What to do
Whenever a line in the records below holds the string "include", copy it out.
*****
# DHDev0/Stochastic-muzero

Hardware: AMD Instinct MI355X
Metric: MCTS simulations/sec (whole node), CartPole MLP 4096 envs × 50 sims (higher is better)
Workload: dtype f32 (tree values, heads) + f64 (pUCT scores, root priors) + i32 (counts)

## Files before the change

### stochastic-muzero_amd/csrc/smz_mlp_device.hpp

```cpp
#pragma once
#include <hip/hip_runtime.h>
#include <math.h>
#include <stdint.h>

#include "../../include/smz.h"

namespace smz_mlp {

constexpr int kWave = 64;
enum { M_DYN_IN, M_ADY_IN, M_DYN_MID, M_ADY_MID, M_DYN_OUT, M_ADY_OUT, M_PRE_IN, M_APR_IN, M_PRE_MID, M_APR_MID,
       M_PRE_OUT, M_APR_OUT, M_REP_IN, M_REP_MID, M_REP_OUT, M_COUNT };

__host__ __device__ inline int up4(int x) { return (x + 3) & ~3; }

typedef float v2f __attribute__((ext_vector_type(2)));
__device__ inline v2f pk_fma(float wx, float wy, float ax, float ay, v2f c) {
    v2f w = {wx, wy}, a = {ax, ay};
    return __builtin_elementwise_fma(w, a, c);
}
template <int U, int R, bool SAME = false>
__device__ inline void dense(const float *const (&W)[R], const float *const (&bias)[R], const float *const (&act)[R], int K4,
                             const int (&OP)[R], int lane, float (&acc)[R][U]) {
    const float4 *a4[R], *w4[R];
    v2f acc2[R][U];
// ... 515 lines not shown

constexpr int kRows = 1;

__host__ __device__ inline int row_scratch_floats(const smz_mlp_desc &d) {
    const int kin = up4(d.S + d.A) > up4(d.obs) ? up4(d.S + d.A) : up4(d.obs);
    return kin + up4(d.H) + up4(d.S);
}
__host__ __device__ inline int scratch_floats(const smz_mlp_desc &d) { return kRows * row_scratch_floats(d); }

template <int U, int R, bool SAME = false, bool CP = false>
__device__ inline void recurrent_rows(const float *lds, const smz_mlp_desc &d, float *scratch, const float *const (&xin)[R],
                                      const bool (&dyn)[R], const bool (&live)[R], float *const (&dst_hidden)[R],
                                      float *const (&dst_policy)[R], float (&reward)[R], float (&value)[R]) {
    const int S = d.S, A = d.A, K4in = up4(S + A), K4h = up4(d.H), K4s = up4(S);
    const int lane = threadIdx.x & (kWave - 1);
    const int rs = row_scratch_floats(d), kin = rs - K4h - K4s;
    float *tA[R], *hbuf[R];
    MatOff m1[R], m1m[R], m3[R], m3m[R];
#pragma unroll
    for (int r = 0; r < R; r++) {
        tA[r] = scratch + r * rs + kin;
        hbuf[r] = tA[r] + K4h;
        m1[r] = pick<CP>(d, dyn[r], M_DYN_IN, M_ADY_IN);   m1m[r] = pick<CP>(d, dyn[r], M_DYN_MID, M_ADY_MID);
        m3[r] = pick<CP>(d, dyn[r], M_PRE_IN, M_APR_IN);   m3m[r] = pick<CP>(d, dyn[r], M_PRE_MID, M_APR_MID);
        for (int k = lane; k < K4s; k += kWave) hbuf[r][k] = 0.f;
    }
    trunk<U, R, SAME>(lds, d, m1, m1m, xin, K4in, tA, lane);
    float acc[R][U];
    constexpr bool PAIRED = SMZ_PAIR_TAILS && U == 1 && R == 2;
    const bool halves = PAIRED && SAME && SMZ_DENSE_HALVES && S <= 32 && !dyn[0] && !dyn[1];
    if (halves) {
        if constexpr (PAIRED && SAME) {
            const MatOff m = pick<CP>(d, false, M_DYN_OUT, M_ADY_OUT);
            acc[0][0] = dense_halves(lds + m.w, lds + m.b, tA[0], tA[1], K4h, m.op, lane);
            acc[1][0] = 0.f;
        }
    } else {
        const float *W[R], *Bv[R], *Ac[R];
        int op[R];
#pragma unroll
        for (int r = 0; r < R; r++) {
            const MatOff m = pick<CP>(d, dyn[r], M_DYN_OUT, M_ADY_OUT);
            W[r] = lds + m.w; Bv[r] = lds + m.b; Ac[r] = tA[r]; op[r] = m.op;
        }
        dense<U, R, SAME>(W, Bv, Ac, K4h, op, lane, acc);
    }
    float pair_rnum = 0.f, pair_rden = 0.f;
    bool pair_reward = false;
    if constexpr (PAIRED) {
        if (S <= 32) {
            reward[0] = reward[1] = 0.f;
            if (halves) scale_pair<true>(acc[0][0], 0.f, S, lane, hbuf[0], hbuf[1], live[0] ? dst_hidden[0] : nullptr,
                                         live[1] ? dst_hidden[1] : nullptr);
            else if (!dyn[0] && !dyn[1]) scale_pair(acc[0][0], acc[1][0], S, lane, hbuf[0], hbuf[1], live[0] ? dst_hidden[0] : nullptr,
                                               live[1] ? dst_hidden[1] : nullptr);
            else if (SMZ_ONE_DECODE) {
                dynamics_tail_pair<true>(acc[0][0], acc[1][0], dyn[0], dyn[1], S, lane, hbuf[0], hbuf[1], live[0] ? dst_hidden[0] : nullptr,
                                         live[1] ? dst_hidden[1] : nullptr, reward[0], reward[1], &pair_rnum, &pair_rden);
                pair_reward = true;
            } else dynamics_tail_pair(acc[0][0], acc[1][0], dyn[0], dyn[1], S, lane, hbuf[0], hbuf[1], live[0] ? dst_hidden[0] : nullptr,
                                      live[1] ? dst_hidden[1] : nullptr, reward[0], reward[1]);
        } else {
#pragma unroll
            for (int r = 0; r < R; r++) {
                reward[r] = 0.f;
                if (dyn[r]) reward[r] = decode_scale_lanes<U>(acc[r], S, lane, hbuf[r], live[r] ? dst_hidden[r] : nullptr);
                else scale_lanes<U>(acc[r], 0, S, lane, hbuf[r], live[r] ? dst_hidden[r] : nullptr);
            }
        }
    } else {
#pragma unroll
    for (int r = 0; r < R; r++) {
        reward[r] = 0.f;
        if (dyn[r]) {
            reward[r] = decode_scale_lanes<U>(acc[r], S, lane, hbuf[r], live[r] ? dst_hidden[r] : nullptr);
        } else {
            scale_lanes<U>(acc[r], 0, S, lane, hbuf[r], live[r] ? dst_hidden[r] : nullptr);
        }
    }
    }
    lds_sync();
    {
        const float *Hc[R];
#pragma unroll
        for (int r = 0; r < R; r++) Hc[r] = hbuf[r];
        trunk<U, R, SAME>(lds, d, m3, m3m, Hc, K4s, tA, lane);
        const float *W[R], *Bv[R], *Ac[R];
        int op[R];
#pragma unroll
        for (int r = 0; r < R; r++) {
            const MatOff m = pick<CP>(d, dyn[r], M_PRE_OUT, M_APR_OUT);
            W[r] = lds + m.w; Bv[r] = lds + m.b; Ac[r] = tA[r]; op[r] = m.op;
        }
        dense<U, R, SAME>(W, Bv, Ac, K4h, op, lane, acc);
    }
    if constexpr (PAIRED) {
        if (S <= 32 && A <= 32 && pair_reward) {
            float r0, r1;
            softmax_decode_pair<true>(acc[0][0], acc[1][0], A, S, lane, live[0] ? dst_policy[0] : nullptr,
                                      live[1] ? dst_policy[1] : nullptr, value[0], value[1], pair_rnum, pair_rden, &r0, &r1);
            reward[0] = dyn[0] ? r0 : 0.f;
            reward[1] = dyn[1] ? r1 : 0.f;
        } else if (S <= 32 && A <= 32) {
            softmax_decode_pair(acc[0][0], acc[1][0], A, S, lane, live[0] ? dst_policy[0] : nullptr, live[1] ? dst_policy[1] : nullptr,
                                value[0], value[1]);
        } else {
#pragma unroll
            for (int r = 0; r < R; r++) value[r] = softmax_decode_lanes<U>(acc[r], A, S, lane, live[r] ? dst_policy[r] : nullptr);
        }
    } else {
#pragma unroll
    for (int r = 0; r < R; r++) {
        value[r] = softmax_decode_lanes<U>(acc[r], A, S, lane, live[r] ? dst_policy[r] : nullptr);
    }
    }
    lds_sync();
}

template <int U, bool CP = false>
__device__ inline void initial_row(const float *lds, const smz_mlp_desc &d, const float *rep, const smz_mlp_desc &drep,
                                   float *scratch, const float *obs_row, float *dst_hidden0, float *dst_hidden1,
                                   float *dst_policy) {
    const int S = d.S, A = d.A, K4o = up4(d.obs), K4h = up4(d.H), K4s = up4(S);
    const int lane = threadIdx.x & (kWave - 1);
    const int rs = row_scratch_floats(d), kin = rs - K4h - K4s;
    float *xbuf = scratch;
    float *tA[1] = {scratch + kin};
    float *hbuf = tA[0] + K4h;
    for (int k = lane; k < K4o; k += kWave) xbuf[k] = (k < d.obs) ? obs_row[k] : 0.f;
    for (int k = lane; k < K4s; k += kWave) hbuf[k] = 0.f;
    lds_sync();
    const MatOff mi[1] = {pick(drep, true, M_REP_IN, M_REP_IN)}, mm[1] = {pick(drep, true, M_REP_MID, M_REP_MID)};
    const float *xi[1] = {xbuf};
    trunk<U, 1>(rep, drep, mi, mm, xi, K4o, tA, lane);
    float acc[1][U];
    {
        const float *W[1] = {rep + drep.off[M_REP_OUT]}, *Bv[1] = {rep + drep.off[M_COUNT + M_REP_OUT]}, *Ac[1] = {tA[0]};
        dense<U, 1>(W, Bv, Ac, K4h, d.OP, lane, acc);
    }
    scale_lanes<U>(acc[0], 0, S, lane, hbuf, dst_hidden0, dst_hidden1);
    lds_sync();
    const MatOff pi[1] = {pick<CP>(d, true, M_PRE_IN, M_PRE_IN)}, pm[1] = {pick<CP>(d, true, M_PRE_MID, M_PRE_MID)};
    const float *hi[1] = {hbuf};
    trunk<U, 1>(lds, d, pi, pm, hi, K4s, tA, lane);
    {
        const MatOff po = pick<CP>(d, true, M_PRE_OUT, M_PRE_OUT);
        const float *W[1] = {lds + po.w}, *Bv[1] = {lds + po.b}, *Ac[1] = {tA[0]};
        dense<U, 1>(W, Bv, Ac, K4h, po.op, lane, acc);
    }
    softmax_lanes<U>(acc[0], A, lane, dst_policy);
    lds_sync();
}
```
*****
Solution for this exercise
#include <hip/hip_runtime.h>
#include <math.h>
#include <stdint.h>
#include "../../include/smz.h"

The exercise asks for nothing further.